So instead, this patch set introduces a new Qdisc, which is based on
802.1Qaz wording. It is PRIO-like in how it is configured, meaning one
needs to specify how many bands there are, how many are strict and how many
are ETS, quanta for the latter, and priomap.

The new Qdisc operates like the PRIO / DRR combo would when configured as
per the standard. The strict classes, if any, are tried for traffic first.
When there's no traffic in any of the strict queues, the ETS ones (if any)
are treated in the same way as in DRR.

The chosen interface makes the overall system both reasonably easy to
configure, and reasonably easy to offload. The extra code to support ETS in
mlxsw (which already supports PRIO) is about 150 lines, of which perhaps 20
lines is bona fide new business logic.

Credit-based shaping transmission selection algorithm can be configured by
adding a CBS Qdisc under one of the strict bands (e.g. TBF can be used to a
similar effect as well). As a non-work-conserving Qdisc, CBS can't be
hooked under the ETS bands. This is detected and handled identically to DRR
Qdisc at runtime. Note that offloading CBS is not subject of this patchset.

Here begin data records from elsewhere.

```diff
@@ -421,11 +430,13 @@
   hipStream_t s = (hipStream_t)stream;
   const SortedLayout L = sorted_layout(workspace, n_queries * (int64_t)(num_neg + 1));
   const SrcStepIds src{pos_ids, neg_ids, n_items, num_neg, num_neg + has_pos, has_pos};
-  if (radix_sort_pairs(src, L.pairs_a, L.pairs_b, total, radix_key_bits(n_items + 1), L.temp, s) != hipSuccess) {
+  RdxClassify cl{solo, total, (int32_t)(pad_row < 0 || pad_row >= (1ll << 31) ? -2 : pad_row), (int32_t)n_items, false};
+  if (radix_sort_pairs(src, L.pairs_a, L.pairs_b, total, radix_key_bits(n_items + 1), L.temp, s, solo != nullptr ? &cl : nullptr) !=
+      hipSuccess) {
     rsa::set_error("%s: radix sort failed: %s", who, hipGetErrorString(hipGetLastError()));
     return RSA_ERR_HIP;
   }
-  if (solo != nullptr) return classify_solo(step_sorted(L, n_items), total, pad_row, n_items, solo, s, who);
+  if (solo != nullptr && !cl.ran) return classify_solo(step_sorted(L, n_items), total, pad_row, n_items, solo, s, who);
   return RSA_OK;
 }
 
```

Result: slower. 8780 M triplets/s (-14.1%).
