static int decoder_forward_deferred(mcg_engine* e, mcg_stream s, void* slot, size_t slot_bytes, int N, const ClipTable& ct, int H, int W,
                                    const int* img_hw, float* gaze_out, float* boxes_out, float* scores_out, void* ws, size_t ws_bytes) {
  MCG_CHECK_ARG(e && slot, "mcg_decoder_forward_deferred: null pointer");
  MCG_TRY(check_shape(N, H, W));
  const DeferSlot d = defer_layout(e, N, H, W, (char*)slot);
  if (slot_bytes < d.total) { mcg_set_error("mcg_decoder_forward_deferred: slot too small (%zu < %zu)", slot_bytes, d.total); return MCG_ERR_WORKSPACE; }
  return decoder_forward(e, (hipStream_t)s, d.p, N, nullptr, N, ct, H, W, img_hw, gaze_out, boxes_out, scores_out, ws, ws_bytes, &d);
}

extern "C" int mcg_decoder_forward_deferred(mcg_engine* e, mcg_stream s, void* slot, size_t slot_bytes, int N, int clip_length, int H, int W,
                                            const int* img_hw, float* gaze_out, float* boxes_out, float* scores_out, void* ws, size_t ws_bytes) {
  return decoder_forward_deferred(e, s, slot, slot_bytes, N, ClipTable::uniform(N, clip_length), H, W, img_hw, gaze_out, boxes_out, scores_out, ws, ws_bytes);
}

extern "C" int mcg_decoder_forward_deferred_ragged(mcg_engine* e, mcg_stream s, void* slot, size_t slot_bytes, int N, const int* clip_start,
                                                   int num_clips, int max_clip_length, int H, int W, const int* img_hw, float* gaze_out,
                                                   float* boxes_out, float* scores_out, void* ws, size_t ws_bytes) {
  MCG_CHECK_ARG(clip_start, "mcg_decoder_forward_deferred_ragged: null clip_start (mcg_decoder_forward_deferred is the equal-length path)");
  return decoder_forward_deferred(e, s, slot, slot_bytes, N, ClipTable{clip_start, num_clips, max_clip_length}, H, W, img_hw, gaze_out, boxes_out,
                                  scores_out, ws, ws_bytes);
}

static int clip_forward(mcg_engine* e, mcg_stream s_, const float* img, int N, const ClipTable& ct, int H, int W, const int* img_hw, int chunk,
                        float* gaze_out, float* boxes_out, float* scores_out, void* ws, size_t ws_bytes) {
  MCG_CHECK_ARG(e && img && gaze_out && boxes_out && scores_out && ws, "mcg_clip_forward: null pointer");
  MCG_TRY(check_shape(N, H, W));
  MCG_TRY(check_clips("mcg_clip_forward", N, ct));
  const size_t need = mcg_engine_workspace_bytes(e, N, H, W, chunk);
  if (ws_bytes < need) { mcg_set_error("mcg_clip_forward: workspace too small (%zu < %zu)", ws_bytes, need); return MCG_ERR_WORKSPACE; }
  char* base = (char*)ws;
  const size_t trunk_bytes = mcg_trunk_workspace_bytes(e, N, H, W, chunk);
  const size_t slot_bytes = defer_layout(e, N, H, W, nullptr).total;
  const size_t off = trunk_bytes + slot_bytes;
  MCG_TRY(mcg_backbone_fpn_forward_deferred(e, s_, img, N, H, W, chunk, base + trunk_bytes, slot_bytes, base, trunk_bytes));
  return decoder_forward_deferred(e, s_, base + trunk_bytes, slot_bytes, N, ct, H, W, img_hw, gaze_out, boxes_out, scores_out, base + off,
                                  ws_bytes - off);
}

extern "C" int mcg_clip_forward(mcg_engine* e, mcg_stream s_, const float* img, int N, int clip_length, int H, int W,
                                const int* img_hw, int chunk, float* gaze_out, float* boxes_out, float* scores_out,
                                void* ws, size_t ws_bytes) {
  return clip_forward(e, s_, img, N, ClipTable::uniform(N, clip_length), H, W, img_hw, chunk, gaze_out, boxes_out, scores_out, ws, ws_bytes);
}
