constexpr uint32_t MSD_MAX_LEVELS = 128;
struct MsdArena {
    char* lo[2] = {nullptr, nullptr};
    char* hi[2] = {nullptr, nullptr};
    bool failed = false;
    template <typename T> T* head(size_t count, int pref = 0)
    {
        for (int k = 0; k < 2; ++k) {
            const int c = (pref + k) & 1;
            char* p = align_up(lo[c]);
            if (p && p + count * sizeof(T) <= hi[c]) { lo[c] = p + count * sizeof(T); return reinterpret_cast<T*>(p); }
        }
        failed = true;
        return nullptr;
    }
    template <typename T> T* tail(size_t count)
    {
        for (int c = 1; c >= 0; --c) {
            if (!hi[c]) continue;
            char* p = reinterpret_cast<char*>((reinterpret_cast<uintptr_t>(hi[c]) - count * sizeof(T)) & ~uintptr_t(255));
            if (p >= lo[c] && hi[c] - lo[c] >= (ptrdiff_t)(count * sizeof(T))) { hi[c] = p; return reinterpret_cast<T*>(p); }
        }
        failed = true;
        return nullptr;
    }
};

template <typename idx_t, int BITS>
bool msd_refine(Backend& be, const uint32_t* P, uint64_t n, const SortResult<idx_t>& r, idx_t* SA, idx_t* LCP)
{
    constexpr uint32_t KCH = TextTraits<BITS>::KCH;
    const SegDesc sd = r.segs.desc();
    const uint32_t n_tiles = r.n_tiles;
    const bool dbg = std::getenv("CAPS_SA_DEBUG") != nullptr;
// ... 134 lines not shown
    uint64_t *seg = segX, *gpos = gposX, *seg_n = segY, *gpos_n = gposY, *gdep = gdepX, *gdep_n = gdepY, *gpl = gplX, *gpl_n = gplY;
    uint32_t *gid = wgid, *gid_n = wgidY;
    const idx_t* in_sa = wsa0;
    uint64_t* kin = E1.key;
    uint64_t* flags = E1.key;
    uint64_t* offs = reinterpret_cast<uint64_t*>(E1.sa);
    uint32_t max_levels = MSD_MAX_LEVELS;
    if (const char* ml = std::getenv("CAPS_SA_TEST_MSD_MAX_LEVELS")) max_levels = (uint32_t)std::atoi(ml);
    while (nopen > 0) {
        if (r.msd_levels >= max_levels) return false;
        const uint32_t mg = (uint32_t)((m + 255) / 256);
        if (r.msd_levels) {
            const uint32_t gg = (uint32_t)std::min<uint64_t>((G + 255) / 256 + 1, 4ull * be.persistent_blocks());
            be.memset(gmin, 0, (size_t)G * sizeof(uint64_t));
            if (be.long_runs) CAPS_LAUNCH((msd_jump_kernel<idx_t, BITS, true>), mg, 256, be, P, n, m, (const uint64_t*)seg, (const uint32_t*)gid, (const uint8_t*)skip, in_sa, (const uint64_t*)gdep, (const uint64_t*)gpl, gmin);
            else CAPS_LAUNCH((msd_jump_kernel<idx_t, BITS, false>), mg, 256, be, P, n, m, (const uint64_t*)seg, (const uint32_t*)gid, (const uint8_t*)skip, in_sa, (const uint64_t*)gdep, (const uint64_t*)gpl, gmin);
            CAPS_LAUNCH(msd_jump_apply_kernel, gg, 256, be, (const uint64_t*)out3, (const uint8_t*)skip, (const uint64_t*)gmin, KCH, gdep);
        }
        CAPS_LAUNCH((msd_rekey_kernel<idx_t, BITS>), mg, 256, be, P, n, (const uint64_t*)gdep, m, (const uint32_t*)gid, (const uint8_t*)skip, in_sa, kin);
        {
            ls.seg_start = seg;
            ls.G = (uint32_t)G;
            const uint32_t lt = (uint32_t)std::min<uint64_t>(tiles_max, m / TILE_E + nopen + 1);
            prepare_segments(be, ls, lt, big_tmp, big_cnt, false, skip_tiles);
            SortOpts o;
            o.keys_only = true;
            o.comparison_only = true;
            o.skip_finished = true;
            o.unify = true;
            o.in_key = kin;
            o.in_sa = in_sa;
            const SortResult<idx_t> rr = segmented_sort<idx_t, BITS>(be, P, n, ldesc, ls, lt, gmax, E0, E1, m, o);
            if (rr.uniform().key != E0.key) return false;
        }
        CAPS_LAUNCH((msd_classify_kernel<idx_t, BITS>), mg, 256, be, n, (const uint64_t*)gdep, m, (const uint64_t*)seg, (const uint32_t*)gid, (const uint8_t*)skip,
                    (const uint64_t*)E0.key, (const idx_t*)E0.sa, (const uint64_t*)gpos, SA, LCP, flags);
        device_exclusive_scan<uint64_t>(be, flags, (uint32_t)m, offs, ltmp);
        CAPS_LAUNCH((msd_compact_kernel<idx_t>), mg, 256, be, m, (const uint64_t*)seg, (const uint32_t*)gid, (const idx_t*)E0.sa, (const uint64_t*)flags,
                    (const uint64_t*)offs, (const uint64_t*)gpos, E0.lcp, seg_n, gpos_n, gid_n, (const uint64_t*)gdep, gdep_n, KCH, gpl_n);
        CAPS_LAUNCH(msd_close_kernel, 1, 64, be, (const uint64_t*)(offs + m), seg_n, out3);
        D += KCH;
        ++r.msd_levels;
        std::swap(seg, seg_n);
        std::swap(gpos, gpos_n);
        std::swap(gid, gid_n);
        std::swap(gdep, gdep_n);
        std::swap(gpl, gpl_n);
        in_sa = E0.lcp;
        finish(seg, gpos, gdep, in_sa, gid, m);
        be.d2h(h3, out3, sizeof h3);
        be.sync();
        G = h3[0];
        m = h3[1];
        nopen = h3[2];
        gmax = h3[3];
        quick(seg, gpos, gdep, in_sa, h3 + 6);
        if (dbg) std::fprintf(stderr, "[msd] depth %llu: %llu groups of %llu members, %llu above %u finished in LDS, %llu above %u (largest %llu)\n", (unsigned long long)D,
                              (unsigned long long)G, (unsigned long long)m, (unsigned long long)(h3[6] + h3[7] + h3[8]), MSD_FIN_MAX, (unsigned long long)nopen,
                              MSD_QK_MAX, (unsigned long long)gmax);
        if (dbg && G <= Gm - 1) log_sizes(r.msd_levels, seg, gdep, G, h3 + 6);
        if (G > Gm - 1 || m > cap2 - 2) return false;
    }
    fix_edges();
    return true;
}

template <typename idx_t, int BITS>
void finalize(Backend& be, const uint32_t* P, uint64_t n, const SortResult<idx_t>& r, idx_t* dSA, idx_t* dLCP)
{
    if (r.n_tiles == 0) return;
    auto timed = [&](KernelClock* c, uint64_t elems, auto&& body) {
        if (!c) { body(); return; }
        const BackendEvent a = be.record();
        body();
        c->spans.push_back({a, be.record()});
        c->elems.push_back(elems);
    };
    timed(r.finish_clock, r.total, [&] {
        if (r.fin.sa == nullptr || r.passes > 0)
            CAPS_LAUNCH((finalize_kernel<idx_t, BITS>), r.n_tiles, 256, be, r.segs.desc(), P, n, r.pingpong(), r.skip_finished ? 1u : 0u,
                        r.passes & 1u, dSA, dLCP, r.fin);
        if (r.fin.sa != nullptr)
            CAPS_LAUNCH((head_lcp_kernel<idx_t, BITS>), (r.segs.G + 255) / 256, 256, be, P, n, (const uint64_t*)r.segs.seg_start, r.segs.G,
                        r.fin, r.k32 ? 1u : 0u);
    });
    if (!r.run_buckets.empty()) timed(r.runb_clock, 0, [&] { sort_run_buckets<idx_t, BITS>(be, P, n, r, dSA, dLCP); });
    if (r.defer_flags && !std::getenv("CAPS_SA_DEBUG_NO_MSD"))
        timed(r.msd_clock, 0, [&] { if (!msd_refine<idx_t, BITS>(be, P, n, r, dSA, dLCP)) r.msd_failed = true; });
}

inline int direct_shape(uint64_t n, uint32_t p, uint64_t m, uint32_t* PG, uint32_t* K1)
{
    *PG = *K1 = 0;
    if (p < 2 || n < 32ull * TILE_E || m < 64 || m > (1ull << 31)) return CAPS_SA_FB_SHAPE;
    const double group_max = 0.9 * (double)BUCKET_LDS * (double)BUCKET_TARGET;
    double want = std::sqrt((double)n / (double)BUCKET_TARGET);
    if (const char* k1 = std::getenv("CAPS_SA_DIRECT_K1")) { if (std::atof(k1) >= 2.0) want = std::atof(k1); }
    if (want > (double)BUCKET_LDS) want = (double)BUCKET_LDS;
    if ((double)n / group_max > want) want = (double)n / group_max;
    if (want < 2.0) want = 2.0;
    if (want > (double)BUCKET_LDS) return CAPS_SA_FB_SHAPE;
    uint32_t pg = (uint32_t)((double)p / want);
    if (pg < 1) pg = 1;
    const uint32_t k1 = (p + pg - 1) / pg;
    if (k1 < 2 || k1 > BUCKET_LDS || (double)n / k1 > group_max || m / k1 < 16) return CAPS_SA_FB_SHAPE;
    *PG = pg;
    *K1 = k1;
    return CAPS_SA_FB_NONE;
}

The patchset proceeds in four stages:

- Patches #1-#3 are cleanups.
- Patches #4 and #5 contain the new Qdisc.
- Patches #6 and #7 update mlxsw to offload the new Qdisc.
- Patches #8-#10 add selftests for ETS.

Examples:

- Add a Qdisc with 6 bands, 3 strict and 3 ETS with 45%-30%-25% weights:

    # tc qdisc add dev swp1 root handle 1: \
	ets strict 3 quanta 4500 3000 2500 priomap 0 1 1 1 2 3 4 5
    # tc qdisc sh dev swp1
    qdisc ets 1: root refcnt 2 bands 6 strict 3 quanta 4500 3000 2500 priomap 0 1 1 1 2 3 4 5 5 5 5 5 5 5 5 5

- Tweak quantum of one of the classes of the previous Qdisc:

    # tc class ch dev swp1 classid 1:4 ets quantum 1000
    # tc qdisc sh dev swp1
    qdisc ets 1: root refcnt 2 bands 6 strict 3 quanta 1000 3000 2500 priomap 0 1 1 1 2 3 4 5 5 5 5 5 5 5 5 5
    # tc class ch dev swp1 classid 1:3 ets quantum 1000
    Error: Strict bands do not have a configurable quantum.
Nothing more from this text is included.